__What the exercise asks__
Here is the listing. Print it exactly.

__Data section__
# MatthewRalston/kmerdb

Measured on AMD Instinct MI355X. Metric: k-mers counted/sec at k=12, synthetic 150 bp FASTQ, higher is better.
Workload: dtype u64

## Files before the change

### include/kdbhip.h

```cpp
#ifndef KDBHIP_H
#define KDBHIP_H

#include <stddef.h>
#include <stdint.h>

#ifdef __cplusplus
extern "C" {
#endif

#define KDB_ABI_VERSION 6

#define KDB_OK               0
#define KDB_ERR_ARG          1
#define KDB_ERR_HIP          2
#define KDB_ERR_SHORT_READ   3
#define KDB_ERR_BAD_RESIDUE  4
#define KDB_ERR_NOMEM        5
#define KDB_ERR_STATE        6

#define KDB_N_DROP    0
#define KDB_N_EXPAND  1

typedef struct kdb_engine kdb_engine;

// ... 14 lines not shown
#define KDB_SUBMIT_PINNED     1
#define KDB_SUBMIT_CONTINUES  2
int kdb_submit_ex(kdb_engine *e, const uint8_t *bases, size_t nbytes,
                  const uint64_t *read_offsets, size_t nreads, int flags);
int kdb_host_alloc(void **out, size_t nbytes);
int kdb_host_free(void *p);

int kdb_submit_device(kdb_engine *e, void *d_bases, size_t nbytes,
                      const void *d_read_offsets, size_t nreads);

int kdb_submit_device_const(kdb_engine *e, const void *d_bases, size_t nbytes,
                            const void *d_read_offsets, size_t nreads);

int kdb_sync(kdb_engine *e);

int kdb_finish(kdb_engine *e, uint64_t *counts_out, uint64_t *total_kmers, uint64_t *unique_kmers);

int kdb_table_stats(kdb_engine *e, uint64_t *counts_out, uint64_t *sum_out, uint64_t *unique_out);

int kdb_nullomers(kdb_engine *e, int folded, uint64_t *ids_out, uint64_t cap, uint64_t *n_out);

#define KDB_REDUCE_MAX 16
int kdb_reduce(kdb_engine *const *engines, int n, int root);

#define KDB_GRAM_MAX 64
#define KDB_GRAM_BLOCK 4
#define KDB_GRAM_WG_BINS 512
int kdb_gram(int device_id, const void *const *d_vectors, int n, uint64_t nbins,
             uint64_t *sums_out   ,
             uint64_t *gram_out   ,
             double   *kernel_ms_out );

int kdb_fold_file(kdb_engine *e, uint64_t *total_kmers, uint64_t *unique_kmers);
int kdb_fold_file_into(kdb_engine *e, kdb_engine *acc, uint64_t *total_kmers, uint64_t *unique_kmers);
int kdb_finish_folded(kdb_engine *e, uint64_t *counts_out, uint64_t *total_kmers, uint64_t *unique_kmers);

int kdb_table(kdb_engine *e, void **d_table_out, uint64_t *nbins_out);

int kdb_error_counts(kdb_engine *e, uint64_t *n_short_reads, uint64_t *n_bad_residues);

int kdb_create_ids(int k, int canonicalize, int device_id, kdb_engine **out);

int kdb_shred(kdb_engine *e, const uint8_t *seq, size_t nbytes,
              uint64_t *ids_out, uint64_t *pos_out, size_t cap, size_t *n_out);

int kdb_window_ids(kdb_engine *e, const uint8_t *bases, size_t nbytes,
// ... 23 lines not shown
int kdb_gz_read(kdb_gz *g, uint8_t *dst, size_t cap, size_t *n_out);
int kdb_gz_close(kdb_gz *g);

int kdb_write_kdb_rows(const char *path, const uint64_t *counts, uint64_t nbins, uint64_t total_kmers,
                       int compresslevel, int nthreads, uint64_t *nblocks_out);
#define KDB_ENCODER_DEFAULT (-1)
#define KDB_ENCODER_ROWS      0
#define KDB_ENCODER_ZLIB      1
int kdb_write_kdb_rows_ex(const char *path, const uint64_t *counts, uint64_t nbins, uint64_t total_kmers,
                          int compresslevel, int nthreads, int encoder, uint64_t *nblocks_out);
int kdb_format_frequency(uint64_t count, uint64_t total, char *buf, size_t cap);
int kdb_copy_back_and_write_kdb_rows(kdb_engine *e, int folded, uint64_t *counts_out, const char *path, uint64_t total_kmers,
                                     int compresslevel, int nthreads, int encoder, uint64_t *nblocks_out);
int kdb_read_kdb_rows(const char *path, uint64_t nbins, uint64_t *kmer_ids_out, uint64_t *counts_out, double *frequencies_out,
                      int nthreads, uint64_t *nrows_out);

#define KDB_KERNEL_MARK          0
#define KDB_KERNEL_COUNT         1
#define KDB_KERNEL_SCATTER       2
#define KDB_KERNEL_SCATTER_L2    3
#define KDB_KERNEL_PAGE_SORT     4
#define KDB_KERNEL_PAGE_HIST     5
#define KDB_KERNEL_STATS         6
#define KDB_N_KERNELS            7
int         kdb_prof_enable(kdb_engine *e, int on);
int         kdb_prof_reset(kdb_engine *e);
int         kdb_prof_get(kdb_engine *e, int kernel_id, double *total_ms, uint64_t *launches);
const char *kdb_prof_kernel_name(int kernel_id);

int         kdb_hbm_pattern_count(void);
const char *kdb_hbm_pattern_name(int i);
int         kdb_hbm_pattern_probe(int device_id, double *gb_per_s_out, int n_out);
int kdb_set_option(kdb_engine *e, const char *name, int64_t value);
int kdb_get_option(kdb_engine *e, const char *name, int64_t *value);
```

__Exercise output__
# MatthewRalston/kmerdb

Measured on AMD Instinct MI355X. Metric: k-mers counted/sec at k=12, synthetic 150 bp FASTQ, higher is better.
Workload: dtype u64

## Files before the change

### include/kdbhip.h

```cpp
#ifndef KDBHIP_H
#define KDBHIP_H

#include <stddef.h>
#include <stdint.h>

#ifdef __cplusplus
extern "C" {
#endif

#define KDB_ABI_VERSION 6

#define KDB_OK               0
#define KDB_ERR_ARG          1
#define KDB_ERR_HIP          2
#define KDB_ERR_SHORT_READ   3
#define KDB_ERR_BAD_RESIDUE  4
#define KDB_ERR_NOMEM        5
#define KDB_ERR_STATE        6

#define KDB_N_DROP    0
#define KDB_N_EXPAND  1

typedef struct kdb_engine kdb_engine;

// ... 14 lines not shown
#define KDB_SUBMIT_PINNED     1
#define KDB_SUBMIT_CONTINUES  2
int kdb_submit_ex(kdb_engine *e, const uint8_t *bases, size_t nbytes,
                  const uint64_t *read_offsets, size_t nreads, int flags);
int kdb_host_alloc(void **out, size_t nbytes);
int kdb_host_free(void *p);

int kdb_submit_device(kdb_engine *e, void *d_bases, size_t nbytes,
                      const void *d_read_offsets, size_t nreads);

int kdb_submit_device_const(kdb_engine *e, const void *d_bases, size_t nbytes,
                            const void *d_read_offsets, size_t nreads);

int kdb_sync(kdb_engine *e);

int kdb_finish(kdb_engine *e, uint64_t *counts_out, uint64_t *total_kmers, uint64_t *unique_kmers);

int kdb_table_stats(kdb_engine *e, uint64_t *counts_out, uint64_t *sum_out, uint64_t *unique_out);

int kdb_nullomers(kdb_engine *e, int folded, uint64_t *ids_out, uint64_t cap, uint64_t *n_out);

#define KDB_REDUCE_MAX 16
int kdb_reduce(kdb_engine *const *engines, int n, int root);

#define KDB_GRAM_MAX 64
#define KDB_GRAM_BLOCK 4
#define KDB_GRAM_WG_BINS 512
int kdb_gram(int device_id, const void *const *d_vectors, int n, uint64_t nbins,
             uint64_t *sums_out   ,
             uint64_t *gram_out   ,
             double   *kernel_ms_out );

int kdb_fold_file(kdb_engine *e, uint64_t *total_kmers, uint64_t *unique_kmers);
int kdb_fold_file_into(kdb_engine *e, kdb_engine *acc, uint64_t *total_kmers, uint64_t *unique_kmers);
int kdb_finish_folded(kdb_engine *e, uint64_t *counts_out, uint64_t *total_kmers, uint64_t *unique_kmers);

int kdb_table(kdb_engine *e, void **d_table_out, uint64_t *nbins_out);

int kdb_error_counts(kdb_engine *e, uint64_t *n_short_reads, uint64_t *n_bad_residues);

int kdb_create_ids(int k, int canonicalize, int device_id, kdb_engine **out);

int kdb_shred(kdb_engine *e, const uint8_t *seq, size_t nbytes,
              uint64_t *ids_out, uint64_t *pos_out, size_t cap, size_t *n_out);

int kdb_window_ids(kdb_engine *e, const uint8_t *bases, size_t nbytes,
// ... 23 lines not shown
int kdb_gz_read(kdb_gz *g, uint8_t *dst, size_t cap, size_t *n_out);
int kdb_gz_close(kdb_gz *g);

int kdb_write_kdb_rows(const char *path, const uint64_t *counts, uint64_t nbins, uint64_t total_kmers,
                       int compresslevel, int nthreads, uint64_t *nblocks_out);
#define KDB_ENCODER_DEFAULT (-1)
#define KDB_ENCODER_ROWS      0
#define KDB_ENCODER_ZLIB      1
int kdb_write_kdb_rows_ex(const char *path, const uint64_t *counts, uint64_t nbins, uint64_t total_kmers,
                          int compresslevel, int nthreads, int encoder, uint64_t *nblocks_out);
int kdb_format_frequency(uint64_t count, uint64_t total, char *buf, size_t cap);
int kdb_copy_back_and_write_kdb_rows(kdb_engine *e, int folded, uint64_t *counts_out, const char *path, uint64_t total_kmers,
                                     int compresslevel, int nthreads, int encoder, uint64_t *nblocks_out);
int kdb_read_kdb_rows(const char *path, uint64_t nbins, uint64_t *kmer_ids_out, uint64_t *counts_out, double *frequencies_out,
                      int nthreads, uint64_t *nrows_out);

#define KDB_KERNEL_MARK          0
#define KDB_KERNEL_COUNT         1
#define KDB_KERNEL_SCATTER       2
#define KDB_KERNEL_SCATTER_L2    3
#define KDB_KERNEL_PAGE_SORT     4
#define KDB_KERNEL_PAGE_HIST     5
#define KDB_KERNEL_STATS         6
#define KDB_N_KERNELS            7
int         kdb_prof_enable(kdb_engine *e, int on);
int         kdb_prof_reset(kdb_engine *e);
int         kdb_prof_get(kdb_engine *e, int kernel_id, double *total_ms, uint64_t *launches);
const char *kdb_prof_kernel_name(int kernel_id);

int         kdb_hbm_pattern_count(void);
const char *kdb_hbm_pattern_name(int i);
int         kdb_hbm_pattern_probe(int device_id, double *gb_per_s_out, int n_out);
int kdb_set_option(kdb_engine *e, const char *name, int64_t value);
int kdb_get_option(kdb_engine *e, const char *name, int64_t *value);
```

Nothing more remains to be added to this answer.